Deputy Defense Secretary Paul Wolfowitz has given a candid and convincing explanation of how it began to the magazine Vanity Fair. Implicit in his account is that last year the Bush administration wanted to go to war but had no excuse for doing so. The bureaucracies were called together and told to find an excuse. The core causus belli they could agree on was Iraqi possession of weapons of mass destruction. That settled, it became the government's virtual reality that the weapons existed--even if the CIA and the UN had not found them.
The mighty Wurlitzer of American policy, persuasion, and the press was put to work to persuade the public and the world of the reality of this threat, so that America could go to war. Britain's modest harmonium joined in. The prime minister proudly furnished Washington with two dossiers of evidence on Iraqi weapons that subsequently proved very dodgy.

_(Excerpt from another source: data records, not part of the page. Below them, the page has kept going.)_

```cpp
#include "../../include/sumcheck_hip.h"
#include "host_fr.hpp"
// ... 86 lines not shown
    uint32_t *d_fin_counters = nullptr;
    FinProd *d_finprods = nullptr;
    FrHost *d_W = nullptr;
    uint32_t w_elems = 0;
    bool w_scaled = false;
    FrHost *d_scratch = nullptr;
    FrHost *d_sums[2] = {nullptr, nullptr};
    int64_t sums_round = -1;
    struct Lag {
        bool active = false;
        uint32_t j = 0, m = 0, grid = 0;
        std::vector<sch::Fr> r;
    } lag;
    FrHost *d_lag_area = nullptr;
    uint32_t lag_areas = 0;
    FrHost *d_out = nullptr;
    FrHost *h_out = nullptr;
    uint32_t *h_flag = nullptr;
    FrHost *h_out_dev = nullptr;
    uint32_t *h_flag_dev = nullptr;
    uint32_t seq = 0;
    uint64_t *d_wide = nullptr;
    uint32_t wide_gen = 0;
    bool wide_tagged = false;
    uint64_t *h_wide = nullptr;
    uint64_t *h_wide_dev = nullptr;
    void *d_tail_send = nullptr, *d_tail_recv = nullptr, *d_tail_tabs = nullptr;
    sc_prover *tail = nullptr;
    uint32_t tail_ranks = 0;
    size_t tail_buf_bytes = 0;
// ... 69 lines not shown
bool handle_pool_offer(sc_prover *p);
std::vector<uint8_t> pool_key_of(const sc_poly_desc *d, int device);
sc_prover *handle_pool_take(const std::vector<uint8_t> &key);
void claim_weights(uint32_t M, const sch::Fr &r, sch::Fr *lam);
void build_node_matrix(uint32_t M, uint32_t D, const sch::Fr &scale, std::vector<sch::Fr> &out);
int collect_timing(sc_prover *p);
int prover_bind_out(sc_prover *p, const uint64_t *r, uint64_t *d_out);
uint64_t sc_internal_cache_limit();
constexpr int kResidentGone = -1;
extern std::atomic<uint64_t> g_stat[8];
enum { kStatTailLaunches = 0, kStatTailSlotBusy = 1, kStatTailSlotReclaims = 2, kStatResidentStarts = 3, kStatResidentGone = 4, kStatProofRetries = 5, kStatTailSlices = 6 };
bool wide_tree_enabled();
int resident_quiesce(sc_prover *p);
int launch_round(sc_prover *p, const uint64_t *r_or_null, uint64_t *d_wide, bool publish_to_host, bool deferred = false);
int materialize_lagging(sc_prover *p, bool catch_up = false);
void lag_clear(sc_prover *p);
bool staged_init_applies(const sc_prover *p);
int staged_copy_and_round1(sc_prover *p, const uint64_t *const *host_tables);
int await_round(sc_prover *p, uint64_t *out_evals, uint32_t want);
bool wait_gave_up(sc_prover *p);
void abandon_deferred(sc_prover *p);
int sc_internal_run_rounds(sc_prover *p, sch::Blake2b512Rng &rng, uint32_t n_rounds, uint64_t *out_msgs, sch::Fr *out_challenges);
bool launches_are_async(sc_prover *p);
bool tail_slot_acquire(sc_prover *p, bool resident);
void tail_slot_release(sc_prover *p);
void sc_internal_release_batch_cache();
struct SharedMeta {
    uint32_t nv = 0, U = 0, K = 0, D = 0, max_mult = 0;
    int n_combos = 0;
    bool fits_args = false;
// ... 79 lines not shown
```

Baseline: 559.1 billion field-ops/s.

## Schedule round-tree blocks through a weighted row-order table for load balance

Replaces the 2D grid (blocks × products) of the split tree kernels with a 1D grid that reads a host-built schedule table mapping each block to a (product row, block index). Rows are ranked by estimated multiply/bind cost, and heavier rows are issued earlier by a configurable lead, so long-running product rows start first and the tail of the dispatch is filled with cheaper work. Tables are cached per prover and uploaded once. This adds a table lookup per block and a host build plus copy on first use.

Measured after the change: 561.1 billion field-ops/s, median of 6. No clear change (+0.4%).

```diff
diff --git a/sumcheck_amd/build.py b/sumcheck_amd/build.py
--- a/sumcheck_amd/build.py
+++ b/sumcheck_amd/build.py
@@ -9,7 +9,7 @@
 OUT = os.path.join(HERE, "libsumcheck_hip.so")
 OUT_EXP = os.path.join(HERE, "libsumcheck_hip_exp.so")
 SOURCES = ["kernels_big.hip", "kernels_lag.hip", "kernels.hip", "kernels_tail.hip", "kernels_batch.hip", "kernels_batch_gkr.hip", "kernels_batch_eval.hip", "kernels_batch_rounds.hip", "kernels_wide.hip", "kernels_wide16.hip", "gkr.hip", "abi.hip", "protocol.hip", "batch.hip", "batch_rounds.hip", "comm.hip", "kernels_selftest.hip"]
-HEADERS = ["fr_device.hpp", "fe_device.hpp", "f29_pack.hpp","kernel_common.hpp", "finalize_device.hpp", "batch_round.hpp", "wide_cell.hpp", "fe_mad_chain.inc", "fr_mac.inc", "fr_mul_gen.inc", "kernels.h", "host_fr.hpp", "transcript.hpp", "prover_internal.hpp", "load_factor.hpp", "wide_tree.hpp", "lag_index.hpp", "lane_sum.hpp", os.path.join("..", "..", "include", "sumcheck_hip.h")]
+HEADERS = ["fr_device.hpp", "fe_device.hpp", "f29_pack.hpp","kernel_common.hpp", "finalize_device.hpp", "batch_round.hpp", "wide_cell.hpp", "fe_mad_chain.inc", "fr_mac.inc", "fr_mul_gen.inc", "kernels.h", "host_fr.hpp", "transcript.hpp", "prover_internal.hpp", "load_factor.hpp", "wide_tree.hpp", "lag_index.hpp", "lane_sum.hpp", "row_schedule.hpp", os.path.join("..", "..", "include", "sumcheck_hip.h")]
 EXTRA = os.environ.get("SC_BUILD_EXTRA", "").split()
 FLAGS = ["--offload-arch=gfx950", "-O3", "-std=c++17", "-fPIC", "-fvisibility=hidden", "-Wall", "-Wno-unused-function"]
 
diff --git a/sumcheck_amd/csrc/abi.hip b/sumcheck_amd/csrc/abi.hip
--- a/sumcheck_amd/csrc/abi.hip
+++ b/sumcheck_amd/csrc/abi.hip
@@ -91,6 +91,8 @@
     if (p->arena) (void)hipFree(p->arena);
     if (p->d_partials) (void)hipFree(p->d_partials);
     if (p->d_lag_area) (void)hipFree(p->d_lag_area);
+    for (auto &rs : p->row_scheds)
+        if (rs.d_table) (void)hipFree(rs.d_table);
     if (p->d_partials2) (void)hipFree(p->d_partials2);
     if (p->d_fin_counters) (void)hipFree(p->d_fin_counters);
     if (p->d_finprods) (void)hipFree(p->d_finprods);
@@ -1052,6 +1054,7 @@
     {"pipeline", 1, 0, 1},     {"resident", 1, 0, 1},          {"tail_slices", 1, 0, 1}, {"vram_mailbox", 1, 0, 1},           {"wide_tree", 1, 0, 1},
     {"rccl_direct", 1, 0, 1},  {"shard_gather_log2", 15, 1, 15}, {"gkr_direct", 1, 0, 1},  {"wait_spins", 1 << 22, 1, 0xffffffffLL}, {"tail", 1, 0, 1},
     {"staged_init", 1, 0, 1},  {"batch", 1, 0, 2},        {"lag_single", 2, 0, scd::kLagMaxSkip},
+    {"row_lead_r1", 4, 0, scd::kSchedMaxLead}, {"row_lead", 4, 0, scd::kSchedMaxLead},
 };
 struct PolicyTable {
     std::atomic<int64_t> v[scd::kPolCount];
diff --git a/sumcheck_amd/csrc/kernels.h b/sumcheck_amd/csrc/kernels.h
--- a/sumcheck_amd/csrc/kernels.h
+++ b/sumcheck_amd/csrc/kernels.h
@@ -4,6 +4,7 @@
 
 #include "lag_index.hpp"
 #include "lane_sum.hpp"
+#include "row_schedule.hpp"
 
 namespace scd {
 
@@ -69,6 +70,8 @@
     int n_prod;
     RoundFin fin;
     uint32_t part_stride, part_block0;
+    const uint16_t *sched;
+    uint32_t row_blocks;
     uint32_t binding;
 };
 
@@ -267,6 +270,8 @@
     kPolStagedInit,
     kPolBatch,
     kPolLagSingle,
+    kPolRowLeadR1,
+    kPolRowLead,
     kPolCount
 };
 int64_t policy(int key);
diff --git a/sumcheck_amd/csrc/kernels_big.hip b/sumcheck_amd/csrc/kernels_big.hip
--- a/sumcheck_amd/csrc/kernels_big.hip
+++ b/sumcheck_amd/csrc/kernels_big.hip
@@ -149,15 +149,16 @@
 
 template <int M, bool kR1 = false, bool kChain = kChainDefault, bool kSkip1 = false>
 __device__ __forceinline__ void tree_pass(const Slot *S, const int32_t (&r)[kBindLds], const uint64_t n_pairs, uint4 *__restrict__ row, uint32_t (*sm)[8],
-                                          int32_t *lacc, const uint32_t part_stride = 0, uint4 *__restrict__ lag_area = nullptr, const int lag_m = 0) {
-    const uint64_t pstride = part_stride ? part_stride : gridDim.x;
+                                          int32_t *lacc, const uint32_t bx, const uint32_t nb, const uint32_t part_stride = 0, uint4 *__restrict__ lag_area = nullptr,
+                                          const int lag_m = 0) {
+    const uint64_t pstride = part_stride ? part_stride : nb;
     static_assert(!(kSkip1 && kR1), "round 1 has no previous round to take node 1 from");
     int32_t *my = lacc + threadIdx.x;
 #pragma unroll
     for (int i = 0; i < 9 * (M + 1); ++i) my[i * kBlock] = 0;
-    const uint64_t stride = (uint64_t)gridDim.x * kBlock;
+    const uint64_t stride = (uint64_t)nb * kBlock;
     uint32_t iter = 0;
-    uint64_t b = (uint64_t)blockIdx.x * kBlock + threadIdx.x;
+    uint64_t b = (uint64_t)bx * kBlock + threadIdx.x;
 #ifdef SC_M4_PAIRS
     constexpr bool kM4Pairs = true;
 #else
@@ -427,7 +428,7 @@
                     for (int i = 0; i < 8; ++i) o.v[i] = x[(((w << lag_m) + c)) * 8 + i];
                     acc = fr_add(acc, o);
                 }
-                fr_store(lag_area + 2 * ((uint64_t)c * gridDim.x + blockIdx.x), acc);
+                fr_store(lag_area + 2 * ((uint64_t)c * nb + bx), acc);
             }
             __syncthreads();
         }
@@ -452,7 +453,7 @@
     __shared__ int32_t rt[kBindLds];
     __shared__ int32_t lacc[9 * (M + 1) * kBlock];
     bind_consts_to_lds(r, rt);
-    tree_pass<M>(A.slot, rt, n_pairs, partials + 2 * (uint64_t)blockIdx.x, sm, lacc);
+    tree_pass<M>(A.slot, rt, n_pairs, partials + 2 * (uint64_t)blockIdx.x, sm, lacc, blockIdx.x, gridDim.x);
 }
 
 #ifdef SC_EXPERIMENTS
@@ -557,10 +558,10 @@
         const TreeProd &T = R.prod[k];
         uint4 *row = partials + 2 * (T.partial_off + (uint64_t)blockIdx.x);
         switch (T.M) {
-        case 1: tree_pass<1>(T.slot, rt, n_pairs, row, sm, lacc); break;
-        case 2: tree_pass<2>(T.slot, rt, n_pairs, row, sm, lacc); break;
-        case 3: tree_pass<3>(T.slot, rt, n_pairs, row, sm, lacc); break;
-        default: tree_pass<4>(T.slot, rt, n_pairs, row, sm, lacc); break;
+        case 1: tree_pass<1>(T.slot, rt, n_pairs, row, sm, lacc, blockIdx.x, gridDim.x); break;
+        case 2: tree_pass<2>(T.slot, rt, n_pairs, row, sm, lacc, blockIdx.x, gridDim.x); break;
+        case 3: tree_pass<3>(T.slot, rt, n_pairs, row, sm, lacc, blockIdx.x, gridDim.x); break;
+        default: tree_pass<4>(T.slot, rt, n_pairs, row, sm, lacc, blockIdx.x, gridDim.x); break;
         }
         if (++k == n) k = 0;
     }
@@ -619,30 +620,35 @@
 }
 #endif
 
+__device__ __forceinline__ uint32_t sched_item(const RoundArgs &R) {
+    return sched_entry_of_word(reinterpret_cast<const uint32_t *>(R.sched)[blockIdx.x >> 1], blockIdx.x);
+}
 __global__ __launch_bounds__(kBlock, 3) void k_round1_tree_split(const RoundArgs R, const uint64_t n_pairs, uint4 *__restrict__ partials) {
     __shared__ uint32_t sm[kBlock / 64][8];
     __shared__ int32_t rt[kBindLds];
     __shared__ int32_t lacc[9 * 5 * kBlock];
-    const TreeProd &T = R.prod[blockIdx.y];
-    uint4 *row = partials + 2 * (T.partial_off + (uint64_t)R.part_block0 + (uint64_t)blockIdx.x);
+    const uint32_t item = sched_item(R), nb = R.row_blocks, bx = min(sched_x(item), nb - 1u);
+    const TreeProd &T = R.prod[min(sched_row(item), (uint32_t)R.n_prod - 1u)];
+    uint4 *row = partials + 2 * (T.partial_off + (uint64_t)R.part_block0 + (uint64_t)bx);
 #ifdef SC_NO_CHAIN_R1
     constexpr bool kC1 = false;
 #else
     constexpr bool kC1 = true;
 #endif
     switch (T.M) {
-    case 1: tree_pass<1, true, kC1>(T.slot, rt, n_pairs, row, sm, lacc, R.part_stride, T.slot[0].dst, (int)T.lag_m); break;
-    case 2: tree_pass<2, true, kC1>(T.slot, rt, n_pairs, row, sm, lacc, R.part_stride); break;
-    case 3: tree_pass<3, true, kC1>(T.slot, rt, n_pairs, row, sm, lacc, R.part_stride); break;
-    default: tree_pass<4, true, kC1>(T.slot, rt, n_pairs, row, sm, lacc, R.part_stride); break;
+    case 1: tree_pass<1, true, kC1>(T.slot, rt, n_pairs, row, sm, lacc, bx, nb, R.part_stride, T.slot[0].dst, (int)T.lag_m); break;
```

When the war was over, the coalition's failure to find the weapons had to be explained. First it was said that the weapons had been smuggled to Syria. Then Secretary Rumsfeld suggested that none exist, that they were destroyed before the war and all evidence buried. Then he reversed himself and said they do exist, still are there, and will be found. The U.S. military command in Iraq said the search may take several years because it is a big country. President Bush went back into virtual-reality mode and told Polish television: "We found the weapons of mass destruction." He was followed by Secretary of State Colin Powell who expressed confidence that the weapons will eventually be found, and Prime Minister Blair who said that the coalition had simply been too busy to look for the weapons.
In the United States, few seemed to care at first, thinking that the war had been a splendid little affair. Congress has now interested itself in what the Senate and public had been told, however, and there is growing support for hearings to be held by the Senate's Armed Services Committee, as well as the Intelligence Committees in both the House and the Senate.
Actually, there is not much pretense about what happened. Speaking by way of retired officers, the intelligence community says that Donald Rumsfeld's Defense Department cut the CIA out of the planning loop and substituted tendentious material coming from exile groups and prowar Washington think tanks.
Britain used to have higher standards, and has a much more aggressive press corps and television. Prime Minister Blair's government has a reputation for "spinning" its public relations, but not for the barefaced lie. The prime minister himself has the reputation of a decent man.
His former foreign secretary, Robin Cook, has now demanded an independent inquiry. The House of Commons Foreign Relations Committee has announced that it will hold an inquiry into Britain's decision and will likely investigate whether Downing Street's own flacks and handlers clumsily "improved" the material they had been given by MI6 before furnishing it to Washington. A final report will likely be made to the prime minister's office rather than to Parliament. Such discretion, however, may not be possible if the American hearings stir trouble in Washington (and on television). Prime Minister Blair may come to regret having been so reliable an American partner.